Your assignment: Report each line of the entries below that includes "GGSConfig".

Collected data entries:
=== Section Start ===

class GGSTimings(C.Structure):
    _fields_ = [
        ("theta_ms", C.c_double),
        ("z_ms", C.c_double),
        ("merge_ms", C.c_double),
        ("phi_ms", C.c_double),
        ("sweeps", C.c_int64),
        ("tokens_sampled", C.c_int64),
        ("exchange_ms", C.c_double),
        ("exchange_rs_ms", C.c_double),
        ("exchange_ag_ms", C.c_double),
    ]


EXCHANGE_CB = C.CFUNCTYPE(C.c_int, C.c_void_p, C.c_void_p, C.c_void_p, C.c_int64, C.c_void_p)


A2AV_CB = C.CFUNCTYPE(C.c_int, C.c_void_p, C.c_void_p, C.POINTER(C.c_int64), C.POINTER(C.c_int64), C.c_void_p, C.POINTER(C.c_int64), C.POINTER(C.c_int64),
                      C.c_void_p)


class GGSExchangeOps(C.Structure):
    _fields_ = [
        ("struct_size", C.c_int32),
        ("reserved", C.c_int32),
        ("ctx", C.c_void_p),
        ("reduce_scatter_i32", EXCHANGE_CB),
        ("all_gather_f64", EXCHANGE_CB),
        ("all_gather_i32", EXCHANGE_CB),
        ("all_to_all_v_i32", A2AV_CB),
    ]


_vp = C.c_void_p
_dp = C.POINTER(C.c_double)
_ip = C.POINTER(C.c_int32)
_lp = C.POINTER(C.c_int64)
_up = C.POINTER(C.c_uint32)

SIGNATURES = {
    "ggs_create": (C.c_int, [C.POINTER(GGSConfig), C.POINTER(_vp)]),
    "ggs_destroy": (None, [_vp]),
    "ggs_last_error": (C.c_char_p, [_vp]),
    "ggs_abi_version": (C.c_int, []),
    "ggs_set_stream": (C.c_int, [_vp, _vp]),
    "ggs_set_corpus": (C.c_int, [_vp, C.c_int64, _lp, _ip, C.c_int64, C.c_int64]),
    "ggs_init_z_java_lcg": (C.c_int, [_vp, C.c_int32]),
    "ggs_java_lcg_next_ints": (C.c_int, [C.c_int32, C.c_int32, C.c_int64, _ip]),
    "ggs_set_z": (C.c_int, [_vp, _ip, C.c_int32]),
    "ggs_init_phi": (C.c_int, [_vp]),
    "ggs_set_iteration": (C.c_int, [_vp, C.c_int32]),
    "ggs_get_iteration": (C.c_int, [_vp, _ip]),
    "ggs_sweep": (C.c_int, [_vp, C.c_int32]),
    "ggs_sweep_begin": (C.c_int, [_vp]),
    "ggs_sweep_end": (C.c_int, [_vp]),
    "ggs_sweep_end_async": (C.c_int, [_vp]),
    "ggs_sample_z_given_phi": (C.c_int, [_vp, C.c_int32]),
    "ggs_collapsed_serial_sweep": (C.c_int, [_vp, C.c_int32, C.c_int32]),
    "ggs_counts_device_ptr": (C.c_int, [_vp, C.POINTER(_vp), _lp]),
    "ggs_set_global_token_count": (C.c_int, [_vp, C.c_int64]),
    "ggs_synchronize": (C.c_int, [_vp]),
    "ggs_get_z": (C.c_int, [_vp, _ip]),
    "ggs_get_type_topic_counts": (C.c_int, [_vp, _ip]),
    "ggs_get_topic_totals": (C.c_int, [_vp, _ip]),
    "ggs_get_phi": (C.c_int, [_vp, _dp]),
    "ggs_set_phi": (C.c_int, [_vp, _dp]),
    "ggs_get_phi_mean": (C.c_int, [_vp, _dp, _ip]),
    "ggs_get_theta": (C.c_int, [_vp, C.c_int64, C.c_int64, _dp]),
    "ggs_get_doc_topic_counts": (C.c_int, [_vp, C.c_int64, C.c_int64, _ip]),
    "ggs_get_timings": (C.c_int, [_vp, C.POINTER(GGSTimings)]),
    "ggs_reset_timings": (C.c_int, [_vp]),
    "ggs_check_invariants": (C.c_int, [_vp]),
    "ggs_get_launch_info": (C.c_int, [_vp, _lp, _ip, _ip]),
    "ggs_get_num_hot_words": (C.c_int, [_vp, _ip]),
    "ggs_get_z_parts": (C.c_int, [_vp, _ip]),
    "ggs_get_z_form": (C.c_int, [_vp, _ip, _ip, _ip]),
    "ggs_get_warm_tiers": (C.c_int, [_vp, _ip, _ip, _ip]),
    "ggs_attach_exchange": (C.c_int, [_vp, C.c_int32, C.c_int32, C.POINTER(GGSExchangeOps)]),
    "ggs_rccl_unique_id": (C.c_int, [_vp]),
    "ggs_attach_rccl": (C.c_int, [_vp, C.c_int32, C.c_int32, _vp]),
    "ggs_attach_rccl_comm": (C.c_int, [_vp, C.c_int32, C.c_int32, _vp]),
    "ggs_group_create": (C.c_int, [C.POINTER(GGSConfig), C.c_int32, _ip, C.POINTER(_vp)]),
    "ggs_group_destroy": (None, [C.POINTER(_vp), C.c_int32]),
    "ggs_group_adopt": (C.c_int, [C.POINTER(_vp), C.c_int32]),
    "ggs_group_set_z": (C.c_int, [C.POINTER(_vp), C.c_int32, C.POINTER(_ip), C.c_int32]),
    "ggs_group_sweep": (C.c_int, [C.POINTER(_vp), C.c_int32, C.c_int32]),
    "ggs_group_gather_counts": (C.c_int, [C.POINTER(_vp), C.c_int32]),
    "ggs_attach_null_exchange": (C.c_int, [_vp, C.c_int32, C.c_int32]),
    "ggs_get_exchange_info": (C.c_int, [_vp, _ip, _ip, _ip, _ip]),
    "ggs_get_exchange_provider": (C.c_int, [_vp, _ip, _ip, _ip]),
    "ggs_set_count_exchange": (C.c_int, [_vp, C.c_int32]),
    "ggs_get_count_exchange": (C.c_int, [_vp, _ip, _lp, _lp]),
    "ggs_debug_philox": (C.c_int, [C.c_int32, C.c_int64, _up, _up, _up]),
    "ggs_debug_math": (C.c_int, [C.c_int32, C.c_int32, C.c_int64, _dp, _dp, _dp]),
    "ggs_debug_draw": (C.c_int, [C.c_int32, C.c_int32, C.c_uint64, C.c_uint32, C.c_uint32, C.c_uint64, C.c_int64,
                                 _dp, _dp, _ip]),
    "ggs_debug_poisson": (C.c_int, [C.c_int32, C.c_double, C.c_int32, C.c_uint64, C.c_uint32, C.c_uint32, C.c_uint64, C.c_int64, _ip, _ip]),
    "ggs_debug_alias": (C.c_int, [C.c_int32, C.c_int32, C.c_int32, _dp, _dp, _dp, _ip, _dp]),
    "ggs_get_alias_tables": (C.c_int, [_vp, _dp, _ip, _dp]),
    "ggs_set_topic_priors": (C.c_int, [_vp, C.c_int64, _ip, _ip]),
    "ggs_get_topic_priors": (C.c_int, [_vp, _dp]),
    "ggs_get_mh_stats": (C.c_int, [_vp, _lp]),
    "ggs_get_word_topic_lists": (C.c_int, [_vp, _ip, _ip]),
    "ggs_get_sparse_stats": (C.c_int, [_vp, _lp]),
    "ggs_set_variable_selection_prior": (C.c_int, [_vp, C.c_double]),
    "ggs_get_vs_stats": (C.c_int, [_vp, _lp]),
    "ggs_debug_vs_indicators": (C.c_int, [C.c_int32, C.c_int32, C.c_int32, _ip, _dp, C.c_double, C.c_double, C.c_uint64, C.c_uint32, _dp,
                                          C.POINTER(C.c_uint8), _ip, _ip]),
    "ggs_doc_topic_histogram": (C.c_int, [_vp, C.c_int32, C.c_int64, _ip, _ip]),
    "ggs_type_topic_count_histogram": (C.c_int, [_vp, C.c_int64, _ip]),
    "ggs_set_hyperparameters": (C.c_int, [_vp, _dp, C.c_double, C.c_double]),
    "ggs_get_hyperparameters": (C.c_int, [_vp, _dp, _dp, _dp]),
    "ggs_learn_symmetric_concentration": (C.c_int, [_ip, C.c_int64, _ip, C.c_int64, C.c_int32, C.c_double, _dp]),
    "ggs_learn_parameters": (C.c_int, [_dp, C.c_int32, _ip, C.c_int64, _ip, C.c_int64, C.c_double, C.c_double, C.c_int32, _dp]),
    "ggs_model_log_likelihood": (C.c_int, [_vp, _dp, _dp]),
    "ggs_log_posterior": (C.c_int, [_vp, _dp, _dp]),
    "ggs_min_doc_distances": (C.c_int, [_vp, _dp, C.c_int64, _dp]),
    "ggs_min_topic_distance": (C.c_int, [_vp, _dp]),
    "ggs_top_words": (C.c_int, [_vp, C.c_int32, C.c_int32, C.c_double, _ip, _dp]),
    "ggs_topic_doc_statistics": (C.c_int, [_vp, C.c_int32, _ip, _dp, _ip, _ip, _dp]),
    "ggs_topic_scores": (C.c_int, [_vp, C.c_int32, _ip, _ip, _ip, _dp, _dp, _dp]),
    "ggs_set_test_corpus": (C.c_int, [_vp, C.c_int64, _lp, _ip, C.c_int64]),
    "ggs_heldout_log_likelihood": (C.c_int, [_vp, C.c_int32, _dp, _dp]),
    "ggs_debug_column_sum": (C.c_int, [C.c_int32, C.c_int32, C.c_int32, _dp, _ip, C.c_double, _dp]),
    "ggs_debug_column_sum_guided": (C.c_int, [C.c_int32, C.c_int32, C.c_int32, _dp, _ip, C.c_double, _dp, _dp, _dp, _ip]),
    "ggs_debug_min_distances": (C.c_int, [C.c_int32, _dp, C.c_int64, _dp, C.c_int64, C.c_int64, C.c_int32, _dp, _dp]),
    "ggs_debug_top_words_phases": (C.c_int, [_vp, C.c_int32, C.c_int32, C.c_double, C.c_int32, _dp]),
    "ggs_debug_topic_doc_statistics": (C.c_int, [C.c_int32, C.c_int64, _lp, _ip, _ip, C.c_int32, C.c_int32, _dp, C.c_int32, _ip, _dp, _ip, _ip, _dp]),
    "ggs_debug_topic_scores": (C.c_int, [C.c_int32, C.c_int32, C.c_int32, _ip, C.c_double, C.c_int32, _ip, _ip, _ip, _dp, _dp, _dp, _ip]),
    "ggs_debug_topic_diagnostics_phases": (C.c_int, [_vp, C.c_int32, _dp]),
    "ggs_debug_topic_summaries": (C.c_int, [C.c_int32, C.c_int32, C.c_int32, _ip, C.c_double, C.c_double, C.c_int32, C.c_int32, _ip, _dp, _dp, _dp, _dp, _dp]),
}
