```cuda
struct DevState { int num_sms = 0; void* zeros = nullptr; };
static thread_local int g_num_sms = 0;
static thread_local const uint8_t* g_zeros = nullptr;
static int init_kernels() {
  static std::mutex mu;
  static std::map<int, DevState> states;
  int dev = 0;
  DMD_CUDA(cudaGetDevice(&dev));
  std::lock_guard<std::mutex> lk(mu);
  auto it = states.find(dev);
  if (it == states.end()) {
    DevState st;
    DMD_CUDA(cudaDeviceGetAttribute(&st.num_sms, cudaDevAttrMultiProcessorCount, dev));
    DMD_CUDA(cudaFuncSetAttribute(conv_tc_kernel<16, 9>, cudaFuncAttributeMaxDynamicSharedMemorySize, 227 * 1024));
    DMD_CUDA(cudaFuncSetAttribute(conv_tc_kernel<32, 9>, cudaFuncAttributeMaxDynamicSharedMemorySize, 227 * 1024));
    DMD_CUDA(cudaFuncSetAttribute(conv_tc_kernel<64, 9>, cudaFuncAttributeMaxDynamicSharedMemorySize, 227 * 1024));
    DMD_CUDA(cudaFuncSetAttribute(conv_tc_kernel<128, 9>, cudaFuncAttributeMaxDynamicSharedMemorySize, 227 * 1024));
    DMD_CUDA(cudaFuncSetAttribute(conv_tc_kernel<16, 1>, cudaFuncAttributeMaxDynamicSharedMemorySize, 227 * 1024));
    DMD_CUDA(cudaFuncSetAttribute(conv_tc_kernel<32, 1>, cudaFuncAttributeMaxDynamicSharedMemorySize, 227 * 1024));
    DMD_CUDA(cudaFuncSetAttribute(conv_tc_kernel<64, 1>, cudaFuncAttributeMaxDynamicSharedMemorySize, 227 * 1024));
    DMD_CUDA(cudaFuncSetAttribute(conv_tc_kernel<128, 1>, cudaFuncAttributeMaxDynamicSharedMemorySize, 227 * 1024));
    DMD_CUDA(cudaFuncSetAttribute(wgrad_tc_kernel<16>, cudaFuncAttributeMaxDynamicSharedMemorySize, 227 * 1024));
    DMD_CUDA(cudaFuncSetAttribute(wgrad_tc_kernel<32>, cudaFuncAttributeMaxDynamicSharedMemorySize, 227 * 1024));
    DMD_CUDA(cudaFuncSetAttribute(wgrad_tc_kernel<64>, cudaFuncAttributeMaxDynamicSharedMemorySize, 227 * 1024));
    DMD_CUDA(cudaFuncSetAttribute(attn_cluster_kernel<64>, cudaFuncAttributeMaxDynamicSharedMemorySize, 128 * 1024));
    DMD_CUDA(cudaFuncSetAttribute(attn_cluster_kernel<32>, cudaFuncAttributeMaxDynamicSharedMemorySize, 128 * 1024));
    DMD_CUDA(cudaFuncSetAttribute(attn_kernel<64>, cudaFuncAttributeMaxDynamicSharedMemorySize, 128 * 1024));
    DMD_CUDA(cudaFuncSetAttribute(attn_kernel<32>, cudaFuncAttributeMaxDynamicSharedMemorySize, 128 * 1024));
    DMD_CUDA(cudaFuncSetAttribute(attn_bwd_kernel<64>, cudaFuncAttributeMaxDynamicSharedMemorySize, 200 * 1024));
    DMD_CUDA(cudaFuncSetAttribute(attn_bwd_kernel<32>, cudaFuncAttributeMaxDynamicSharedMemorySize, 200 * 1024));
    DMD_CUDA(cudaFuncSetAttribute(linear_kernel<4>, cudaFuncAttributeMaxDynamicSharedMemorySize, 64 * 1024));
    DMD_CUDA(cudaFuncSetAttribute(linear_kernel<2>, cudaFuncAttributeMaxDynamicSharedMemorySize, 64 * 1024));
    DMD_CUDA(cudaFuncSetAttribute(linear_kernel<1>, cudaFuncAttributeMaxDynamicSharedMemorySize, 64 * 1024));
    DMD_CUDA(cudaMalloc(&st.zeros, 4096));
    DMD_CUDA(cudaMemset(st.zeros, 0, 4096));
    it = states.emplace(dev, st).first;
  }
  g_num_sms = it->second.num_sms;
  g_zeros = (const uint8_t*)it->second.zeros;
  return 0;
}

template <typename Kernel, typename Params>
static int launch_pdl(Kernel kernel, dim3 grid, dim3 block, size_t smem, cudaStream_t st, const Params& p) {
  cudaLaunchConfig_t cfg;
  memset(&cfg, 0, sizeof(cfg));
  cfg.gridDim = grid; cfg.blockDim = block; cfg.dynamicSmemBytes = smem; cfg.stream = st;
  cudaLaunchAttribute attr[1];
  attr[0].id = cudaLaunchAttributeProgrammaticStreamSerialization;
  attr[0].val.programmaticStreamSerializationAllowed = 1;
  cfg.attrs = attr; cfg.numAttrs = tune_int("DMD_NO_PDL", 0) ? 0 : 1;
  DMD_CUDA(cudaLaunchKernelEx(&cfg, kernel, p));
  DMD_LAUNCH_OK();
  return 0;
}

template <int kCols>
static int conv_launch_t(const ConvParams& p0, size_t smem, cudaStream_t st) {
  if (init_kernels()) return 1;
  const int grid = p0.num_tiles < g_num_sms ? p0.num_tiles : g_num_sms;
  ConvParams p = p0;
  p.ktrace = kt_slot(p.taps == 9 ? "conv3x3" : "conv1x1", p.num_tiles, (p.Cin + p.Cextra) * 1000 + p.W);
  if (p.taps == 9) return launch_pdl(conv_tc_kernel<kCols, 9>, dim3(grid), dim3(kConvThreads), smem, st, p);
  return launch_pdl(conv_tc_kernel<kCols, 1>, dim3(grid), dim3(kConvThreads), smem, st, p);
}

static int prep_fill(const dmd_prep_desc* d, PrepParams* p, int* nsrc) {
  DMD_CHECK(d->src0 && d->dst0, "prep: null src0/dst0");
  DMD_CHECK(d->C0 % 8 == 0 && d->C1 % 8 == 0 && d->C0 > 0 && d->C0 <= kMaxCin && d->C1 <= kMaxCin, "prep: channels must be multiples of 8 (C0=%d C1=%d)", d->C0, d->C1);
  DMD_CHECK((d->C1 == 0) == (d->src1 == nullptr) && (d->C1 == 0) == (d->dst1 == nullptr), "prep: src1/dst1/C1 mismatch");
  DMD_CHECK(d->mode >= 0 && d->mode <= 2, "prep: bad mode");
  for (int c : {d->C0, d->C1 ? d->C1 : 16}) {
    const int cp = round_up(c, 16);
    DMD_CHECK(cp == 16 || cp == 32 || cp == 64 || cp == 128, "prep: a source must have <= 16/32/64/128 channels after padding (got %d)", c);
  }
  memset(p, 0, sizeof(*p));
  p->s[0].src = d->src0; p->s[0].C = d->C0; p->s[0].Cpad = round_up(d->C0, 16); p->s[0].stats = d->stats0; p->s[0].gs = d->gs0 > 0 ? d->gs0 : 8;
  p->s[0].c_offset = 0; p->s[0].dst = (uint8_t*)d->dst0; p->s[0].dst_raw = (uint8_t*)d->dst_raw0;
  p->s[0].dst_lo = (uint8_t*)d->dst_lo0; p->s[0].dst_raw_lo = (uint8_t*)d->dst_raw_lo0;
  p->s[1].dst_lo = (uint8_t*)d->dst_lo1; p->s[1].dst_raw_lo = (uint8_t*)d->dst_raw_lo1;
  DMD_CHECK(!(d->dst_raw_lo0 && !d->dst_raw0) && !(d->dst_raw_lo1 && !d->dst_raw1), "prep: raw low part needs the raw operand too");
  p->s[1].src = d->src1; p->s[1].C = d->C1; p->s[1].Cpad = round_up(d->C1 > 0 ? d->C1 : 16, 16); p->s[1].stats = d->stats1; p->s[1].gs = d->gs1 > 0 ? d->gs1 : 8;
  p->s[1].c_offset = d->C0; p->s[1].dst = (uint8_t*)d->dst1; p->s[1].dst_raw = (uint8_t*)d->dst_raw1;
  if (d->mode) {
    DMD_CHECK(d->stats0 && d->gs0 > 0 && d->C0 % d->gs0 == 0, "prep: norm mode needs stats0/gs0");
    if (d->C1) DMD_CHECK(d->stats1 && d->gs1 > 0 && d->C1 % d->gs1 == 0, "prep: norm mode needs stats1/gs1");
    if (d->mode == 1) DMD_CHECK(d->film != nullptr, "prep: AdaGroupNorm needs film");
    if (d->mode == 2) DMD_CHECK(d->gamma && d->beta, "prep: GroupNorm needs gamma/beta");
    DMD_CHECK(d->upsample == 0, "prep: norm + upsample unsupported");
  }
  p->B = d->B; p->Hs = d->Hs; p->Ws = d->Ws; p->ups = d->upsample;
  DMD_CHECK(d->upsample >= 0 && d->upsample <= 2, "prep: upsample must be 0, 1 (nearest 2x) or 2 (zero insertion)");
  DMD_CHECK(d->upsample != 2 || (d->mode == 0 && !d->silu && d->C1 == 0 && !d->dst_raw0 && !d->dst_lo0), "prep: zero insertion is a raw single-source operand");
  p->H = d->upsample ? 2 * d->Hs : d->Hs; p->W = d->upsample ? 2 * d->Ws : d->Ws;
  p->mode = d->mode; p->act = d->silu ? 1 : 0;
  p->film = d->film; p->film_stride = d->film_stride; p->film_off = d->film_off; p->film_ctot = d->C0 + d->C1;
  p->gamma = d->gamma; p->beta = d->beta; p->eps = d->eps;
// ... 2549 lines not shown
```

diamond_b200/csrc/conv_tc.cuh:

```cuda
#pragma once
#include "ptx.cuh"

namespace dmd {

constexpr int kConvThreads = 384;
constexpr int kConvConsumerWarps = 8;
constexpr int kTileM = 128;
constexpr int kMaxCin = 128;
constexpr int kMaxSegs = 8;
constexpr int kMaxStages = 24;
constexpr int kStatSlots = 3;
constexpr int kMaxOutGroups = 4;

struct FastDiv {
  uint32_t d, m;
  __host__ void init(uint32_t dd) {
    d = dd;
    m = (uint32_t)((0x100000000ull / dd) + 1);
  }
  __device__ __forceinline__ uint32_t div(uint32_t n) const { return d == 1 ? n : __umulhi(n, m); }
};

struct Plc {
  int PW, PH, Q, G, Qalloc;
};
__host__ __device__ inline Plc plc_geometry(int B, int H, int W) {
  Plc g;
  g.PW = W + 1; g.PH = H + 1; g.Q = B * g.PH * g.PW; g.G = g.PW + 1;
  g.Qalloc = g.G + ((g.Q + kTileM - 1) / kTileM) * kTileM + kTileM + g.PW + 1;
  return g;
}

struct ConvParams {
  const uint8_t* seg_base[kMaxSegs];
  int seg_slabs[kMaxSegs];
  int nseg;
  int Cin;
  int Cextra;
  const __half* wpk_extra;
  const float* bias_extra;
  int xslabs;
  int B, H, W;
  int taps;
  int stride;
  const __half* wpk;
  const float* bias;
  int Cout, CoutPad;
  const float* resid;
  float* out;
  double* ostats;
  int ogs;
  int PW, PH, Q, G;
  unsigned long long plane_bytes;
  int P, Palloc;
  int num_tiles, stages;
  int trs;
  FastDiv dPW, dPH;
  long long* ktrace;
};

struct ConvSmemLayout {
  uint32_t bias_off, w_off, a_off, slab_bytes, total;
};

__host__ __device__ inline uint32_t conv_weight_bytes(int taps, int Cin, int Cextra, int CoutPad) {
  return (((uint32_t)taps * Cin * CoutPad * 2 + 127u) & ~127u) + (uint32_t)Cextra * CoutPad * 2;
}
__host__ __device__ inline ConvSmemLayout conv_smem_layout(uint32_t w_bytes, int Palloc, int stages) {
  ConvSmemLayout L;
  L.bias_off = 512;
  L.w_off = L.bias_off + 128 * 4;
  L.a_off = (L.w_off + w_bytes + 127u) & ~127u;
  L.slab_bytes = 2u * Palloc * 16;
  L.total = L.a_off + (uint32_t)stages * L.slab_bytes + 16;
  return L;
}

template <int N>
struct RegEpilogue {
  int lane, r0, G;
  float s[kStatSlots][kMaxOutGroups], ss[kStatSlots][kMaxOutGroups];
  int n_cur;

  __device__ __forceinline__ void init(const ConvParams& p, int row0, int lane_) {
    lane = lane_;
    r0 = row0;
    G = p.ostats ? p.Cout / p.ogs : 1;
#pragma unroll
    for (int k = 0; k < kStatSlots; ++k)
#pragma unroll
      for (int g = 0; g < kMaxOutGroups; ++g) s[k][g] = ss[k][g] = 0.f;
    n_cur = -1;
  }

  __device__ __forceinline__ void flush_stats(const ConvParams& p, int img0, int nslots) {
#pragma unroll
    for (int k = 0; k < kStatSlots; ++k) {
#pragma unroll
      for (int g = 0; g < kMaxOutGroups; ++g) {
        if (k < nslots && g < G) {
          float a = s[k][g], b = ss[k][g];
#pragma unroll
          for (int m = 16; m > 0; m >>= 1) {
            a += __shfl_xor_sync(0xffffffffu, a, m);
            b += __shfl_xor_sync(0xffffffffu, b, m);
          }
          if (lane == 0 && img0 + k < p.B && (a != 0.f || b != 0.f)) {
            double* dst = p.ostats + ((size_t)(img0 + k) * G + g) * 2;
            atomicAdd(dst, (double)a);
            atomicAdd(dst + 1, (double)b);
          }
        }
        s[k][g] = ss[k][g] = 0.f;
      }
    }
  }

  template <int kLgs>
  __device__ __forceinline__ void tile(const ConvParams& p, const float* sbias, const float (&acc)[N / 2], int q0) {
    constexpr bool kStats = kLgs > 0;
    constexpr int kGroups = (N / 8) >> kLgs > 0 ? ((N / 8) >> kLgs < kMaxOutGroups ? (N / 8) >> kLgs : kMaxOutGroups) : 1;
    const int n_lo = (int)p.dPH.div(p.dPW.div((uint32_t)q0));
    const int q_last = min(q0 + kTileM, p.Q) - 1;
    const bool single_image = (int)p.dPH.div(p.dPW.div((uint32_t)q_last)) == n_lo;
    if (kStats && n_cur >= 0 && (!single_image || n_lo != n_cur)) { flush_stats(p, n_cur, 1); n_cur = -1; }
    const int c0 = 2 * (lane & 3);
    const bool vec = (p.Cout & 1) == 0;
#pragma unroll
    for (int h = 0; h < 2; ++h) {
      const int q = q0 + r0 + 8 * h;
      int opix = -1, slot = 0;
      if (q < p.Q) {
        const uint32_t R = p.dPW.div((uint32_t)q);
        const int x = q - (int)R * p.PW;
        const int n = (int)p.dPH.div(R);
        const int y = (int)R - n * p.PH;
        bool valid = (x < p.W) && (y < p.H);
        int yo = y, xo = x, Ho = p.H, Wo = p.W;
        if (p.stride == 2) {
          valid = valid && ((x & 1) == 0) && ((y & 1) == 0);
          yo = y >> 1; xo = x >> 1; Ho = p.H >> 1; Wo = p.W >> 1;
        }
        if (valid) { opix = (n * Ho + yo) * Wo + xo; slot = n - n_lo; }
      }
      if (opix < 0) continue;
      float* op = p.out + (size_t)opix * p.Cout;
      const float* rp = p.resid != nullptr ? p.resid + (size_t)opix * p.Cout : nullptr;
      float gs[kMaxOutGroups], gss[kMaxOutGroups];
#pragma unroll
      for (int g = 0; g < kMaxOutGroups; ++g) gs[g] = gss[g] = 0.f;
      constexpr int kBatch = N / 8 < 8 ? N / 8 : 8;
#pragma unroll
      for (int jb = 0; jb < N / 8; jb += kBatch) {
        float2 bv[kBatch], rv[kBatch];
#pragma unroll
        for (int u = 0; u < kBatch; ++u) {
          const int col = 8 * (jb + u) + c0;
          bv[u] = rv[u] = make_float2(0.f, 0.f);
          if (col < p.Cout) {
            bv[u] = make_float2(sbias[col], sbias[col + 1]);
            if (rp) {
              if (vec) rv[u] = __ldg(reinterpret_cast<const float2*>(rp + col));
              else {
                rv[u].x = __ldg(rp + col);
                if (col + 1 < p.Cout) rv[u].y = __ldg(rp + col + 1);
              }
            }
          }
        }
#pragma unroll
        for (int u = 0; u < kBatch; ++u) {
          const int j = jb + u;
          const int col = 8 * j + c0;
          if (col < p.Cout) {
            float2 o = make_float2(acc[4 * j + 2 * h] + bv[u].x, acc[4 * j + 2 * h + 1] + bv[u].y);
            if (vec) {
              if (rp) { o.x += rv[u].x; o.y += rv[u].y; }
              *reinterpret_cast<float2*>(op + col) = o;
            } else {
              if (rp) o.x += rv[u].x;
              op[col] = o.x;
              if (col + 1 < p.Cout) { if (rp) o.y += rv[u].y; op[col + 1] = o.y; } else o.y = 0.f;
            }
            if (kStats) {
              gs[j >> kLgs] += o.x + o.y;
              gss[j >> kLgs] += fmaf(o.x, o.x, o.y * o.y);
            }
          }
        }
      }
      if (kStats) {
        if (single_image) {
#pragma unroll
          for (int g = 0; g < kGroups; ++g) { s[0][g] += gs[g]; ss[0][g] += gss[g]; }
        } else {
#pragma unroll
          for (int k = 0; k < kStatSlots; ++k)
#pragma unroll
            for (int g = 0; g < kGroups; ++g) { s[k][g] += (slot == k) ? gs[g] : 0.f; ss[k][g] += (slot == k) ? gss[g] : 0.f; }
        }
      }
    }
    if (kStats) {
      if (single_image) n_cur = n_lo;
      else { flush_stats(p, n_lo, kStatSlots); n_cur = -1; }
    }
  }

  __device__ __forceinline__ void finish(const ConvParams& p) {
    if (p.ostats != nullptr && n_cur >= 0) flush_stats(p, n_cur, 1);
  }
};
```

=== Section End ===

Solution to this problem:
    "ggs_create": (C.c_int, [C.POINTER(GGSConfig), C.POINTER(_vp)]),
    "ggs_group_create": (C.c_int, [C.POINTER(GGSConfig), C.c_int32, _ip, C.POINTER(_vp)]),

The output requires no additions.